Moab and Ammon (vers. 8-11) are, as often in the past, linked together, both being illegitimately descended from fallen Lot (Genesis 19:33-38). They too will be judged nationally in the last days, when the remnant of Jehovah’s people shall possess them. “This shall they have for their pride, because they have reproached and magnified themselves against the people of the Lord of hosts” (ver. 10). For centuries they have been under God’s hand. They shall be fully dealt with at the time of the end. For us they speak of those who, having a name to live, are dead: who, professing to be of the family of God, were never truly born again, but are “strange children,” in whom is no faith.
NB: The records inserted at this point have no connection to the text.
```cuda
extern "C" int mgb_quad_set_targets(mgb_quad *h, const float *tbl_dev, int32_t n_tasks, const int32_t *env2task_dev)
{
    MGB_REQUIRE(h && tbl_dev && env2task_dev, "null argument");
    MGB_REQUIRE(n_tasks > 0, "n_tasks must be positive");
    MgbDeviceGuard guard(h->device);
    MGB_CUDA(cudaDeviceSynchronize());
    cudaFree(h->targets); h->targets = nullptr;
    cudaFree(h->env2task); h->env2task = nullptr;
    const size_t tb = sizeof(float) * 3 * (size_t)h->c.nt * (size_t)n_tasks;
    MGB_CUDA(cudaMalloc(&h->targets, tb));
    MGB_CUDA(cudaMalloc(&h->env2task, sizeof(int32_t) * h->n));
    MGB_CUDA(cudaMemcpy(h->targets, tbl_dev, tb, cudaMemcpyDeviceToDevice));
    MGB_CUDA(cudaMemcpy(h->env2task, env2task_dev, sizeof(int32_t) * h->n, cudaMemcpyDeviceToDevice));
    MGB_CUDA(cudaDeviceSynchronize());
    h->n_tasks = n_tasks;
    return MGB_OK;
}

static int check_ready(const mgb_quad *h)
{
    if (h->c.task == MGB_TASK_VELOCITY_CONTROL && !h->targets) {
        mgb_set_error("velocity_control: call mgb_quad_set_targets before reset/step");
        return MGB_ERR_STATE;
    }
    return MGB_OK;
}

extern "C" int mgb_quad_make_targets(mgb_quad *h, const float *act_dev, int32_t n_tasks, float *tbl_dev, void *stream)
{
    MgbRange nvtx_range("mgb_quad_make_targets");
    MGB_REQUIRE(h && act_dev && tbl_dev, "null argument");
    MGB_REQUIRE(n_tasks > 0, "n_tasks must be positive");
    MgbDeviceGuard guard(h->device);
    cudaStream_t st = (cudaStream_t)stream;
    const int threads = 32, blocks = (n_tasks + threads - 1) / threads;
    if (h->c.simple) quad_targets_kernel<true><<<blocks, threads, 0, st>>>(h->c, act_dev, n_tasks, tbl_dev);
    else quad_targets_kernel<false><<<blocks, threads, 0, st>>>(h->c, act_dev, n_tasks, tbl_dev);
    MGB_CUDA(cudaGetLastError());
    h->launches += 1;
    return MGB_OK;
}

extern "C" int mgb_quad_reset(mgb_quad *h, const uint8_t *mask_dev, const double *noise_dev, float *obs_dev,
                              void *stream)
{
    MgbRange nvtx_range("mgb_quad_reset");
    MGB_REQUIRE(h, "null handle");
    int rc = check_ready(h);
    if (rc) return rc;
    MgbDeviceGuard guard(h->device);
    QuadArgs a = base_args(h);
    a.obs = obs_dev;
    quad_reset_kernel<<<(unsigned)((h->n + kThreads - 1) / kThreads), kThreads, 0, (cudaStream_t)stream>>>(
        h->c, a, mask_dev, noise_dev);
    MGB_CUDA(cudaGetLastError());
    h->launches += 1;
    return MGB_OK;
}

enum StepKernel { STEP_TILE = 0, STEP_WIDE = 1, STEP_STREAM = 2, STEP_PACKED = 3 };

static StepKernel choose_step_kernel(const mgb_quad *h, const QuadArgs &a)
{
    const unsigned blocks = (unsigned)((a.n + kThreads - 1) / kThreads);
    const bool act16 = (reinterpret_cast<uintptr_t>(a.act) & 15u) == 0;
    if (h->stream_kernel && (int64_t)blocks > (int64_t)h->num_sms * 32 && act16) return STEP_STREAM;
    if (h->packed && h->c.rk4_steps == 0 && a.n >= 2) {
        const bool aligned = act16 && (reinterpret_cast<uintptr_t>(a.rew) & 7u) == 0 &&
                             (reinterpret_cast<uintptr_t>(a.done) & 1u) == 0 && (reinterpret_cast<uintptr_t>(a.fail) & 7u) == 0;
        if (aligned) return STEP_PACKED;
    }
    const bool single_wave = a.n <= (int64_t)h->num_sms * 512 && a.n >= (int64_t)h->num_sms * 64;
    const int64_t wide_max = (int64_t)h->num_sms * (h->wide_kernel > 0 ? 512 : 384);
    if (h->wide_kernel != 0 && single_wave && a.n <= wide_max) return STEP_WIDE;
    return STEP_TILE;
}

static int launch_step(mgb_quad *h, const QuadArgs &a, cudaStream_t st)
{
    const unsigned blocks = (unsigned)((a.n + kThreads - 1) / kThreads);
    cudaLaunchConfig_t cfg;
    memset(&cfg, 0, sizeof(cfg));
    cfg.gridDim = dim3(blocks);
    cfg.blockDim = dim3(kThreads);
    cfg.stream = st;
    cudaLaunchAttribute attr[1];
    attr[0].id = cudaLaunchAttributeProgrammaticStreamSerialization;
    attr[0].val.programmaticStreamSerializationAllowed = h->pdl ? 1 : 0;
    cfg.attrs = attr;
    cfg.numAttrs = 1;
    const StepKernel which = choose_step_kernel(h, a);
    if (which == STEP_STREAM) {
        cfg.gridDim = dim3((unsigned)(h->num_sms * 4));
        cfg.blockDim = dim3(kStreamThreads);
        if (h->c.simple) MGB_CUDA(cudaLaunchKernelEx(&cfg, quad_stream_kernel<true>, h->c, a));
// ... 228 lines not shown
```

Baseline: 8.507 billion.
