@@ -445,6 +488,12 @@
 int conv1x1_f16x3_f32(const float* x, const void* wp, const float* winv, const float* bias, float* y, int T, int Cin, int Cout, int H,
                       int W, hipStream_t st) {
   return gs_conv<1>(x, wp, winv, bias, y, T, Cin, Cout, H, W, 1, st);
+}
+
+int conv1x1_fused_f16x3_f32(const float* x, int channels_last, const float* affine, const void* wp, const float* winv, const float* bias,
+                            float* y, int T, int Cin, int Cout, int H, int W, hipStream_t st) {
+  return channels_last ? gs_conv<2>(x, wp, winv, bias, y, T, Cin, Cout, H, W, 1, st, affine)
+                       : gs_conv<1>(x, wp, winv, bias, y, T, Cin, Cout, H, W, 1, st, affine);
 }
 
 }
diff --git a/univs_amd/csrc/gemm_plan.h b/univs_amd/csrc/gemm_plan.h
--- a/univs_amd/csrc/gemm_plan.h
+++ b/univs_amd/csrc/gemm_plan.h
@@ -112,6 +112,9 @@
 inline bool stream_conv_covered(long long M, int Cin, int Cout, int taps) {
   return (taps == 9 ? Cin % 128 == 0 : k_ring(Cin) != 0) && Cout % 16 == 0 && M >= 4096 && fits_int32(M, std::max(Cin, Cout));
 }
+inline size_t gs_affine_lds(int Cin) { return (size_t)2 * Cin * 8; }
+inline bool stream_affine_covered(long long HW, int Cin) { return HW >= (GS_THREADS / 64) * GS_TILE_M && Cin <= 1024; }
+constexpr bool stream_affine_plan_covered(int RB, int ring) { return RB <= 4 || (RB == 8 && ring == 4); }
 struct StreamPlan {
   int RB, ring;
   unsigned gx, passes;
diff --git a/univs_amd/csrc/launchers.h b/univs_amd/csrc/launchers.h
--- a/univs_amd/csrc/launchers.h
+++ b/univs_amd/csrc/launchers.h
@@ -50,6 +50,8 @@
                       hipStream_t st);
 int conv1x1_f16x3_f32(const float* x, const void* wp, const float* winv, const float* bias, float* y, int T, int Cin, int Cout, int H,
                       int W, hipStream_t st);
+int conv1x1_fused_f16x3_f32(const float* x, int channels_last, const float* affine, const void* wp, const float* winv, const float* bias,
+                            float* y, int T, int Cin, int Cout, int H, int W, hipStream_t st);
 
 int linear_f16x3_tile_f32(const float* x, const void* wp, const float* winv, const float* bias, const float* residual, float* y,
                           long long M, int N, int K, int epi, hipStream_t st);
@@ -64,10 +66,16 @@
 int small_linear_f32(const float* x, const float* xadd, const void* wp, const float* winv, const float* bias, int n_w, int f_off,
                      const float* residual, const float* ln_g, const float* ln_b, float ln_eps, float* y, long long M, int N, int K,
                      int relu, int add_features, int out_T, hipStream_t st);
+int small_linear_merged_f32(const float* ws, int plan, int L, int Nb, int Hh, const void* wp, const float* winv, const float* bias, int n_w,
+                            int f_off, const float* residual, const float* ln_g, const float* ln_b, float ln_eps, float* y, int N,
+                            hipStream_t st);
 
 int cross_attention_f32(const float* q, const float* k, const float* v, const unsigned char* mask, const unsigned* row_flags,
                         unsigned generation, int L, int S, int N, int H, int hd, int ldq, int ldk, int ldv, float scale, float* ws,
                         float* out, hipStream_t st);
+int cross_attention_partials_f32(const float* q, const float* k, const float* v, const unsigned char* mask, const unsigned* row_flags,
+                                 unsigned generation, int L, int S, int N, int H, int hd, int ldq, int ldk, int ldv, float scale, float* ws,
+                                 int* plan_out, hipStream_t st);
 size_t cross_attention_workspace_floats(int L, int S, int N, int H);
 
 int window_attention_image_f32(const float* qkv, const float* qkv_bias, const float* bias, const float* shift_mask,
diff --git a/univs_amd/csrc/small_linear.hip b/univs_amd/csrc/small_linear.hip
--- a/univs_amd/csrc/small_linear.hip
+++ b/univs_amd/csrc/small_linear.hip
@@ -1,6 +1,7 @@
 #include "common.h"
 #include "f16x3.h"
 #include "launchers.h"
+#include "xattn_merge.h"
 
 #include <algorithm>
 #include <cstdlib>
@@ -25,6 +26,8 @@
   int M, N, K, Nw, f_off, relu;
   int out_T;
   int add_features;
+  const float* ws;
+  int nseg, Lp, Nb, Hh;
 };
 
 typedef unsigned sl_u2 __attribute__((ext_vector_type(2)));
@@ -35,7 +38,8 @@
   return __uint_as_float(s2.x) + __uint_as_float(s2.y);
 }
 
-__global__ __launch_bounds__(64 * SL_WAVES, 3) void small_linear_kernel(const SlArgs a) {
+template <bool MERGE>
+__global__ __launch_bounds__(64 * SL_WAVES, MERGE ? 2 : 3) void small_linear_kernel(const SlArgs a) {
   extern __shared__ __attribute__((aligned(16))) u32x4 xs[];
   __shared__ float red[2][SL_WAVES][16];
   __shared__ unsigned rmax[2][16];
@@ -79,8 +83,18 @@
     if (s_ < KS * 64) {
       const int ks = s_ >> 6, l_ = s_ & 63, j_ = l_ & 15, g_ = l_ >> 4;
       const long long off = (long long)min(row0 + j_, M - 1) * K + 32 * ks + 8 * g_;
-      xv[i][0] = *reinterpret_cast<const f32x4*>(a.X + off);
-      xv[i][1] = *reinterpret_cast<const f32x4*>(a.X + off + 4);
+      if constexpr (MERGE) {
+        const int r = min(row0 + j_, M - 1), q = r / a.Nb, n = r - q * a.Nb;
+        const int chunk = q / a.Lp, ql = q - chunk * a.Lp;
+        const float* base = a.ws + ((((long long)chunk * a.Nb * a.Hh + (n * a.Hh + ks)) * a.nseg) * a.Lp + ql) * XA_PART;
+        float mv[8];
+        xa_merge_partials<8>(base, (long long)a.Lp * XA_PART, a.nseg, 8 * g_, mv);
+        xv[i][0] = (f32x4){mv[0], mv[1], mv[2], mv[3]};
+        xv[i][1] = (f32x4){mv[4], mv[5], mv[6], mv[7]};
+      } else {
+        xv[i][0] = *reinterpret_cast<const f32x4*>(a.X + off);
+        xv[i][1] = *reinterpret_cast<const f32x4*>(a.X + off + 4);
+      }
       if (need_add) {
         xw[i][0] = xv[i][0] + *reinterpret_cast<const f32x4*>(a.Xadd + off);
         xw[i][1] = xv[i][1] + *reinterpret_cast<const f32x4*>(a.Xadd + off + 4);
@@ -221,8 +235,30 @@
   a.M = (int)M; a.N = N; a.K = K; a.Nw = n_w; a.f_off = f_off; a.relu = relu ? 1 : 0; a.add_features = add_features; a.out_T = out_T;
   dim3 grid((unsigned)((M + 15) / 16), (unsigned)((N + 32 * SL_WAVES - 1) / (32 * SL_WAVES)));
   const size_t lds = (size_t)2 * 2 * (K / 32) * 64 * 16;
-  hipLaunchKernelGGL(small_linear_kernel, grid, dim3(64 * SL_WAVES), lds, st, a);
+  hipLaunchKernelGGL(small_linear_kernel<false>, grid, dim3(64 * SL_WAVES), lds, st, a);
   return check_launch("small_linear_f32");
+}
+
+int small_linear_merged_f32(const float* ws, int plan, int L, int Nb, int Hh, const void* wp, const float* winv, const float* bias, int n_w,
+                            int f_off, const float* residual, const float* ln_g, const float* ln_b, float ln_eps, float* y, int N,
+                            hipStream_t st) {
+  const long long M = (long long)L * Nb;
+  if (M <= 0 || N <= 0) return UNIVS_OK;
+  auto mis = [](const void* p) { return (reinterpret_cast<uintptr_t>(p) & 15) != 0; };
+  const int nseg = plan & 0xffff, nqb = plan >> 16, K = 32 * Hh;
+  if (nseg < 1 || nqb < 1 || nqb > 7 || Hh < 1 || K > SL_KMAX || N % 16 != 0 || n_w % 4 != 0 || f_off % 4 != 0 || f_off < 0 || f_off + N > n_w ||
+      M > 16LL * 65535 || (ln_g && N != 32 * SL_WAVES) || (ln_b && !ln_g) || (reinterpret_cast<uintptr_t>(ws) & 7) || mis(wp) || mis(winv) ||
+      mis(bias) || mis(residual) || mis(ln_g) || mis(ln_b) || mis(y) || M * (long long)std::max(N, K) * 4 >= 0x7FFFFFFFLL)
+    return UNIVS_ERR_NOT_IMPLEMENTED;
+  SlArgs a{};
+  a.X = nullptr; a.Xadd = nullptr; a.Wp = reinterpret_cast<const u32x4*>(wp); a.winv = winv; a.bias = bias; a.Res = residual;
+  a.ln_g = ln_g; a.ln_b = ln_b; a.ln_eps = ln_eps; a.Y = y;
+  a.M = (int)M; a.N = N; a.K = K; a.Nw = n_w; a.f_off = f_off; a.relu = 0; a.add_features = 0; a.out_T = 0;
+  a.ws = ws; a.nseg = nseg; a.Lp = 16 * nqb; a.Nb = Nb; a.Hh = Hh;
+  dim3 grid((unsigned)((M + 15) / 16), (unsigned)((N + 32 * SL_WAVES - 1) / (32 * SL_WAVES)));
+  const size_t lds = (size_t)2 * 2 * (K / 32) * 64 * 16;
+  hipLaunchKernelGGL(small_linear_kernel<true>, grid, dim3(64 * SL_WAVES), lds, st, a);
+  return check_launch("small_linear_merged_f32");
 }
 
 struct SlChainArgs {
diff --git a/univs_amd/csrc/xattn_merge.h b/univs_amd/csrc/xattn_merge.h
--- /dev/null
+++ b/univs_amd/csrc/xattn_merge.h
@@ -0,0 +1,27 @@
+#pragma once
+#include <hip/hip_runtime.h>
+
+namespace univs {
+
+constexpr int XA_PART = 34;
+
+template <int NC>
+__device__ __forceinline__ void xa_merge_partials(const float* __restrict__ base, long long pstride, int nseg, int c0, float (&out)[NC]) {
+  float M = -INFINITY;
+#pragma unroll 8
+  for (int p = 0; p < nseg; ++p) M = fmaxf(M, base[p * pstride + 32]);
+  float acc[NC], l = 0.f;
+#pragma unroll
+  for (int e = 0; e < NC; ++e) acc[e] = 0.f;
+#pragma unroll(NC == 1 ? 8 : 4)
+  for (int p = 0; p < nseg; ++p) {
+    const float f = __builtin_amdgcn_exp2f(base[p * pstride + 32] - M);
+#pragma unroll
+    for (int e = 0; e < NC; ++e) acc[e] = fmaf(base[p * pstride + c0 + e], f, acc[e]);
+    l = fmaf(base[p * pstride + 33], f, l);
+  }
+#pragma unroll
+  for (int e = 0; e < NC; ++e) out[e] = acc[e] / l;
+}
+
+}
diff --git a/univs_amd/fused_ops.py b/univs_amd/fused_ops.py
--- /dev/null
+++ b/univs_amd/fused_ops.py
@@ -0,0 +1,73 @@
+import ctypes
+
+import torch
+
+from . import _lib, ops
+from .switches import SWITCHES
+
+
+def conv1x1_fused(x, weight, bias=None, affine=None):
+    name = "conv1x1_fused"
+    for t in (x, weight, bias, affine):
+        if t is not None and not t.is_cuda:
+            raise ops._cpu_refusal(name, f"tensor on {t.device}")
+    ops._inference_only(name, x, weight, bias, affine)
+    if (x.dtype != torch.float32 or weight.dtype != torch.float32 or x.dim() != 4 or weight.dim() != 4 or tuple(weight.shape[2:]) != (1, 1)
+            or weight.shape[1] != x.shape[1] or SWITCHES.presplit_kmin <= 0):
+        return None
+    T, Cin, H, W = (int(v) for v in x.shape)
+    Cout = int(weight.shape[0])
+    if x.is_contiguous():
+        channels_last = 0
+    elif x.is_contiguous(memory_format=torch.channels_last):
+        channels_last = 1
+    else:
+        return None
+    if bias is not None and (bias.dtype != torch.float32 or tuple(bias.shape) != (Cout,) or not bias.is_contiguous()):
+        return None
+    if affine is not None and (affine.dtype != torch.float32 or tuple(affine.shape) != (T * Cin, 2) or not affine.is_contiguous()):
+        raise RuntimeError(f"{name}: affine must be contiguous float32 [T * Cin, 2] = {(T * Cin, 2)}, got {affine.dtype} {tuple(affine.shape)}")
+    y = torch.empty((T, Cout, H, W), dtype=torch.float32, device=x.device)
+    wp, winv = ops.presplit_weights(weight)
+    ok = ops._call(name, _lib.load().univs_conv1x1_fused_presplit_f32, x, ops._ptr(x), channels_last, ops._opt(affine), ops._ptr(wp),
+                   ops._ptr(winv), ops._opt(bias), T, Cin, Cout, H, W, ops._ptr(y))
+    return y if ok else None
+
+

We see them all about us in the so-called “church,” saying, “I am rich, and increased with goods, and have need of nothing,” while in God’s sight they are “wretched, and miserable, and poor, and blind, and naked.” It is the proud, Christless professors of the day who look with contempt and pity on any who seek to be guided only by the Word of God, and press the need of new birth giving life eternal.

Ethiopia and Assyria are appropriately joined together, Nineveh being the chief city of the latter (vers. 12-15). Man in the darkness of nature -the Ethiopian unable to change his skin-and man in his pride and haughtiness, having no sense of need whatever-of these do the two nations speak: on all, such desolation is soon to fall. We get a full description of Nineveh’s doom in Nahum’s prophecy. She shall never rise again. For Ethiopia there is yet hope, when she shall stretch out her hands unto God (Psalms 68:31).

The true significance of Nineveh is given in verse 15: “This is the rejoicing city that dwelt carelessly, that said in her heart, I am, and there is none beside me.” It is man all-sufficient in himself, utterly indifferent to God, living in pleasure on the earth, and nourishing his heart as in a day of slaughter. But the hour of his doom is about to strike, when he will learn that power belongs to God alone.